* _ACTIVITY_
Filter the lines below, keeping each one that holds "constexpr".

[Collected data entries]
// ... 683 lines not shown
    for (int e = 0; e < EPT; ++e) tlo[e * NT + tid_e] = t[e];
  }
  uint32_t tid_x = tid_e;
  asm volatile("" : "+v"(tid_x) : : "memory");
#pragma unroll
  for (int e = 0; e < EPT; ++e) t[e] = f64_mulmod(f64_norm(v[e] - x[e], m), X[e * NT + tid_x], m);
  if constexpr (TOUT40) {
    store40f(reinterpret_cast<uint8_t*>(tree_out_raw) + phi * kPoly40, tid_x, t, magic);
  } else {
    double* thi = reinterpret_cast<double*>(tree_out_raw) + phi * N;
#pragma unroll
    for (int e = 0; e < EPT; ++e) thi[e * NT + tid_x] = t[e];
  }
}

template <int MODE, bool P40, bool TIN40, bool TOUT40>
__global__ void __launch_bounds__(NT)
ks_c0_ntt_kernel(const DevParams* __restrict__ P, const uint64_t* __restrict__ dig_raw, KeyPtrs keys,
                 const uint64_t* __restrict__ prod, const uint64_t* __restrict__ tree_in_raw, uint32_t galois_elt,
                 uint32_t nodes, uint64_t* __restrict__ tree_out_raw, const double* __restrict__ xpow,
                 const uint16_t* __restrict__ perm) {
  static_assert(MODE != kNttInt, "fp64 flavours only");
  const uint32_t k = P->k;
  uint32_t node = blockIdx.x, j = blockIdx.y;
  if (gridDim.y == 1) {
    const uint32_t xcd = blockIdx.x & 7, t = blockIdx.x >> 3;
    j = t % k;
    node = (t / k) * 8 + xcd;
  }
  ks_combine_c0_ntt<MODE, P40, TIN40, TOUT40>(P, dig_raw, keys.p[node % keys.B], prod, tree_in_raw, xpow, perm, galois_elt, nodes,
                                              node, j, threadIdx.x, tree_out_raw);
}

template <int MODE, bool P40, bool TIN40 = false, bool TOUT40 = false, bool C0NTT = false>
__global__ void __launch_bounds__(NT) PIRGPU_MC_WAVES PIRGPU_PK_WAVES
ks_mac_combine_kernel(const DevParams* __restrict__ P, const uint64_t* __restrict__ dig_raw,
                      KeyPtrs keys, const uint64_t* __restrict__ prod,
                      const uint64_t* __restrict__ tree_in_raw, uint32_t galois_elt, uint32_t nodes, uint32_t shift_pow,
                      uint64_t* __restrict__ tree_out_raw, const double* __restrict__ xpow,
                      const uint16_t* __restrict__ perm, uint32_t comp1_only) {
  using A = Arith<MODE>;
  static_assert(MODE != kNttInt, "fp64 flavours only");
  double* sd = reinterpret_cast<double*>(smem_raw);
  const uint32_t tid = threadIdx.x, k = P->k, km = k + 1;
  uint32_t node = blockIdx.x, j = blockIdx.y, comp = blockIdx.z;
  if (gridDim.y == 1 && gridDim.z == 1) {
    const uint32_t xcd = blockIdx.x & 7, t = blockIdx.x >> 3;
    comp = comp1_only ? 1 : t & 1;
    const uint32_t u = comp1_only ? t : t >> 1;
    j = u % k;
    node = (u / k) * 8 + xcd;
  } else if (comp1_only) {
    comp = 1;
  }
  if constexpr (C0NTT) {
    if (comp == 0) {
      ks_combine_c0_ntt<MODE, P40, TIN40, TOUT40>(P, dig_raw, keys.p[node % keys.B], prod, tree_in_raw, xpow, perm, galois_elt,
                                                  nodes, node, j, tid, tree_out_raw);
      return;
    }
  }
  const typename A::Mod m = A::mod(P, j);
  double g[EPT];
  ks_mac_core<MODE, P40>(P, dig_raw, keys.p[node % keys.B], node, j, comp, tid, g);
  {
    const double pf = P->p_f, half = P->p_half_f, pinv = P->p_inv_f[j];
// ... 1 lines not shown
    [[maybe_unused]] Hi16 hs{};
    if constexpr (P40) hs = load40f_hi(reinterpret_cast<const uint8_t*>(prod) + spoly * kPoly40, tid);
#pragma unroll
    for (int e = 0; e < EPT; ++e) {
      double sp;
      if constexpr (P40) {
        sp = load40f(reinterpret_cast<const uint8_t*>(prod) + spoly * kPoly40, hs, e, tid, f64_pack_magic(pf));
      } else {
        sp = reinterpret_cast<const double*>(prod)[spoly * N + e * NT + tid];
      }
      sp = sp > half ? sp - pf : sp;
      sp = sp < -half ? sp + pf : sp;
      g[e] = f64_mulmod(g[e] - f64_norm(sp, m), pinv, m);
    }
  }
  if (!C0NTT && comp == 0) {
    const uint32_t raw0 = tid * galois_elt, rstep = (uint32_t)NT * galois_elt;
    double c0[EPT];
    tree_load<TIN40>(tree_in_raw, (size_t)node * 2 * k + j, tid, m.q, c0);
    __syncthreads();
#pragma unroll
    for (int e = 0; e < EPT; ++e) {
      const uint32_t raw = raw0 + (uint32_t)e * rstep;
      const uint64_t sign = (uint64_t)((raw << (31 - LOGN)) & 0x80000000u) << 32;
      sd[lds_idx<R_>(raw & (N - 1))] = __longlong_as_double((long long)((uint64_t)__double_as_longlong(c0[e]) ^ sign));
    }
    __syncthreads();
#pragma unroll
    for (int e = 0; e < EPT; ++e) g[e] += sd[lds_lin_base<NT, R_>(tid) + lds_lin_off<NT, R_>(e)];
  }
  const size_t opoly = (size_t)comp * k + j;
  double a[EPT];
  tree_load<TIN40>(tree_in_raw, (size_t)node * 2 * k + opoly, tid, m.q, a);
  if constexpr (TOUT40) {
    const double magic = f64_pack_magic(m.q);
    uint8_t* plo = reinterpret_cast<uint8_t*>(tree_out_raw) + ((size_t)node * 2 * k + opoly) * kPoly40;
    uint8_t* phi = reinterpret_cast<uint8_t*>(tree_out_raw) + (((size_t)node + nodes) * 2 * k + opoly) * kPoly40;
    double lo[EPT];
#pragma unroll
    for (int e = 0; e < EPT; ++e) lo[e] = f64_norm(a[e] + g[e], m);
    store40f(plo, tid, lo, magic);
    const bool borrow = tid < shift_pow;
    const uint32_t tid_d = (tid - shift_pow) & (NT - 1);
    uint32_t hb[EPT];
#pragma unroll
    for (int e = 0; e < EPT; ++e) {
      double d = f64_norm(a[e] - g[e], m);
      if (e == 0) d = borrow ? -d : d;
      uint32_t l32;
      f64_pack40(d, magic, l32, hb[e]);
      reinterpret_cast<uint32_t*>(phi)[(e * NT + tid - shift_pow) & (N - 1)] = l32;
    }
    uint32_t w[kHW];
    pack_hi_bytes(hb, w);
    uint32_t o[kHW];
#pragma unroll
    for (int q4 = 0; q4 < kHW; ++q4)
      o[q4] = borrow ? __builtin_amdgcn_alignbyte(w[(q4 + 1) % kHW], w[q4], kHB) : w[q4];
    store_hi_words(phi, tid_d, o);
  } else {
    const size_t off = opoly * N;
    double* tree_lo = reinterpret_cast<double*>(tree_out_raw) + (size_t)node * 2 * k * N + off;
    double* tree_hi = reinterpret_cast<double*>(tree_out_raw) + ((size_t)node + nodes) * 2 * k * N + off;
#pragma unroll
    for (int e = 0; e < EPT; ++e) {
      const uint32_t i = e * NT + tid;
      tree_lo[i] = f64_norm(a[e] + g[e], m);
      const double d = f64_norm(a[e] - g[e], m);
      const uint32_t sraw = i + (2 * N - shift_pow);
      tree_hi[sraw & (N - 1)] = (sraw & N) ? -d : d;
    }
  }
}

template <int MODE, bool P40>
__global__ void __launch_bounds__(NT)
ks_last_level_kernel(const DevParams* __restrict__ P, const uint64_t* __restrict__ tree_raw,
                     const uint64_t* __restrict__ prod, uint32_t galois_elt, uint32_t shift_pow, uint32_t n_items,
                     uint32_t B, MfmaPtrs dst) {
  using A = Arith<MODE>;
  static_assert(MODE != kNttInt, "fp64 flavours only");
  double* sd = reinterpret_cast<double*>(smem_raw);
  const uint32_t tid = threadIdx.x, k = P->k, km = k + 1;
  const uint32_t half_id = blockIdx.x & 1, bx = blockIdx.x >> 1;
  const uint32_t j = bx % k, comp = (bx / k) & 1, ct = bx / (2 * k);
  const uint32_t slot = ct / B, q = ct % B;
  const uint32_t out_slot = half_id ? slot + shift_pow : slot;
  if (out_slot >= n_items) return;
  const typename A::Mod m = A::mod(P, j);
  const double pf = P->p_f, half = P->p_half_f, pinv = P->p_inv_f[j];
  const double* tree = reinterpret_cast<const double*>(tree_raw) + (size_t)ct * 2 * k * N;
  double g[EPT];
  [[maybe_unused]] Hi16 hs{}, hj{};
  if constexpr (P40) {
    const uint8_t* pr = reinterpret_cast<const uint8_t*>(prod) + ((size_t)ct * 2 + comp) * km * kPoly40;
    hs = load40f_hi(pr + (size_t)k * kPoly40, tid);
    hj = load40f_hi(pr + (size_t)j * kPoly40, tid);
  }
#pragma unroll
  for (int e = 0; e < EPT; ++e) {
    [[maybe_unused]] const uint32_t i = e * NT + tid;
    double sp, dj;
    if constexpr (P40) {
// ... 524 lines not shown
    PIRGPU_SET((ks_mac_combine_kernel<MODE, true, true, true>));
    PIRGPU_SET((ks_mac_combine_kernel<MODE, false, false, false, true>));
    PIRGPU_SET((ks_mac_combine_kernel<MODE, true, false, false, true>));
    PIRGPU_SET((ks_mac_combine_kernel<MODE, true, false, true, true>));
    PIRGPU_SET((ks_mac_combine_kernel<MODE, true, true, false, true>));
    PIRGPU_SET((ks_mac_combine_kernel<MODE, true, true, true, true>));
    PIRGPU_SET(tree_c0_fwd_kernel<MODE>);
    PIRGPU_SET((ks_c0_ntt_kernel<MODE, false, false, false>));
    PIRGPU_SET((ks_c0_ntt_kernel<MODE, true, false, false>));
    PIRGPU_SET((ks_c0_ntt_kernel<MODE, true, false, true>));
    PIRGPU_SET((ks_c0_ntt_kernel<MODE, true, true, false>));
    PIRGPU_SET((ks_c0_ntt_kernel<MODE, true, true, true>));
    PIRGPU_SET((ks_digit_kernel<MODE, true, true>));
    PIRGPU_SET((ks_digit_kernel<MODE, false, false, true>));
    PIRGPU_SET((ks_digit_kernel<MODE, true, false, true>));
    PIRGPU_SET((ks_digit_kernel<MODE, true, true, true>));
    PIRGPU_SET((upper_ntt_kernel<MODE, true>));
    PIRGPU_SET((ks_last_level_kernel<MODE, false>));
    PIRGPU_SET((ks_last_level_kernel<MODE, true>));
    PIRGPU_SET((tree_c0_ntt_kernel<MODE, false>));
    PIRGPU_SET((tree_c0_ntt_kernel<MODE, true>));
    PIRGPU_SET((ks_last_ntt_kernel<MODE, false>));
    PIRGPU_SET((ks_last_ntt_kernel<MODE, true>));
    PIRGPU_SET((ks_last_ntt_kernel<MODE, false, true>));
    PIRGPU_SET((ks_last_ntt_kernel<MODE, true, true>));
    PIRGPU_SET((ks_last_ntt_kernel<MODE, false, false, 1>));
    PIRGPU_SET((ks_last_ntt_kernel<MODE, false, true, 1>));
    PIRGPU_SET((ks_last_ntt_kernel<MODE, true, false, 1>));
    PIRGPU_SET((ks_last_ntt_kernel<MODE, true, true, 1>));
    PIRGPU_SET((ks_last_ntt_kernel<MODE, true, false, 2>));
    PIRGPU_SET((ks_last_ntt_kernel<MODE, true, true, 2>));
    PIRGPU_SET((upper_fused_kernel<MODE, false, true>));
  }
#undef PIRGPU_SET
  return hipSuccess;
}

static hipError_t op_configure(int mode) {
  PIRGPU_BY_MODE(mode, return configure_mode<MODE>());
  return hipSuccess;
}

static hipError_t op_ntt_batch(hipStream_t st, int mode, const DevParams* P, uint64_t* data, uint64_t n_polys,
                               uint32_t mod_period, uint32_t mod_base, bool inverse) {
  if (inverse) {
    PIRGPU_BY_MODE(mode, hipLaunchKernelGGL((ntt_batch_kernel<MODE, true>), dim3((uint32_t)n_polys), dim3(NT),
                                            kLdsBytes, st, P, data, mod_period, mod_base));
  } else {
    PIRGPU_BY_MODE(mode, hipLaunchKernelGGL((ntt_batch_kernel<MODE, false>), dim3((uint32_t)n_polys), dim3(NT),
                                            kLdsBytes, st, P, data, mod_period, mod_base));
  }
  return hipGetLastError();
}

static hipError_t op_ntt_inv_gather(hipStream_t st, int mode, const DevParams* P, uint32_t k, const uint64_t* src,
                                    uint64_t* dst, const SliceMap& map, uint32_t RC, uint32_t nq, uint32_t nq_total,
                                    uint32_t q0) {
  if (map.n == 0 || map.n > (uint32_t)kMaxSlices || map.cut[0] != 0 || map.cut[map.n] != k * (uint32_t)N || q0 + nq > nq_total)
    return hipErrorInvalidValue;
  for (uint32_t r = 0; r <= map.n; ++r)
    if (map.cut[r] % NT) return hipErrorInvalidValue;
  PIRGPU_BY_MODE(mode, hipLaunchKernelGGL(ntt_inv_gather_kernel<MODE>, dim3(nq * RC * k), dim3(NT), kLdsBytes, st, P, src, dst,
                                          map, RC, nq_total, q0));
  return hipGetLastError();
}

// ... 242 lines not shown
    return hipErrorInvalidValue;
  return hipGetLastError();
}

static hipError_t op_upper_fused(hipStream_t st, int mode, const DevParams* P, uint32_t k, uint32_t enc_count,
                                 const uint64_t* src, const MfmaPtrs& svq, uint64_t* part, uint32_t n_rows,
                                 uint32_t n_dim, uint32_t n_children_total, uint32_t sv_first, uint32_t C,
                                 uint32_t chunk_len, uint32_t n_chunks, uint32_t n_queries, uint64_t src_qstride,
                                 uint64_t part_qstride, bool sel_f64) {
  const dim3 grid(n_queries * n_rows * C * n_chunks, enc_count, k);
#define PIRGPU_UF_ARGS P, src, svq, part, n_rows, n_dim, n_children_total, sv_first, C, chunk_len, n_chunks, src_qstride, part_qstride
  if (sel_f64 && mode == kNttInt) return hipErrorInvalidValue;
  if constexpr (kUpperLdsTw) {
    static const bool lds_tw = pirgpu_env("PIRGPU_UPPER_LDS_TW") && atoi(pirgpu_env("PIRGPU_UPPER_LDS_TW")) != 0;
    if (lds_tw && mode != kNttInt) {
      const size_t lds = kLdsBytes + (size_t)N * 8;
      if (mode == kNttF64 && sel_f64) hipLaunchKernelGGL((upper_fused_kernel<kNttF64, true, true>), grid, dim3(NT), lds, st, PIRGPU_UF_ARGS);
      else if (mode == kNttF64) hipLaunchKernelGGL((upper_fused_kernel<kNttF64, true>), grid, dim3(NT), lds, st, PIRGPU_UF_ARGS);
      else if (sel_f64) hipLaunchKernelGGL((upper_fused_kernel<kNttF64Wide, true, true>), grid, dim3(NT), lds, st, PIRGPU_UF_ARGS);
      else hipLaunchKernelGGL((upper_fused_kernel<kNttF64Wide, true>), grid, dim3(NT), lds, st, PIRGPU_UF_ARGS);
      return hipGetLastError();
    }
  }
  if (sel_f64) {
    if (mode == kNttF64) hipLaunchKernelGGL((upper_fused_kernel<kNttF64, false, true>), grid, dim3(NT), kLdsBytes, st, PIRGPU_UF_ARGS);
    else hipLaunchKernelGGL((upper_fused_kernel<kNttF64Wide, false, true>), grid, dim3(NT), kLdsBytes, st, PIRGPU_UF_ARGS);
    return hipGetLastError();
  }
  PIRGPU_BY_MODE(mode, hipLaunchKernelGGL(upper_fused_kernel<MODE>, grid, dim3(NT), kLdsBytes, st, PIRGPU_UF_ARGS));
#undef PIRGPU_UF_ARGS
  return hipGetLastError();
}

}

* _COMPLETED EXERCISE_
  if constexpr (TOUT40) {
  if constexpr (C0NTT) {
    if constexpr (P40) hs = load40f_hi(reinterpret_cast<const uint8_t*>(prod) + spoly * kPoly40, tid);
      if constexpr (P40) {
  if constexpr (TOUT40) {
  if constexpr (P40) {
    if constexpr (P40) {
  if constexpr (kUpperLdsTw) {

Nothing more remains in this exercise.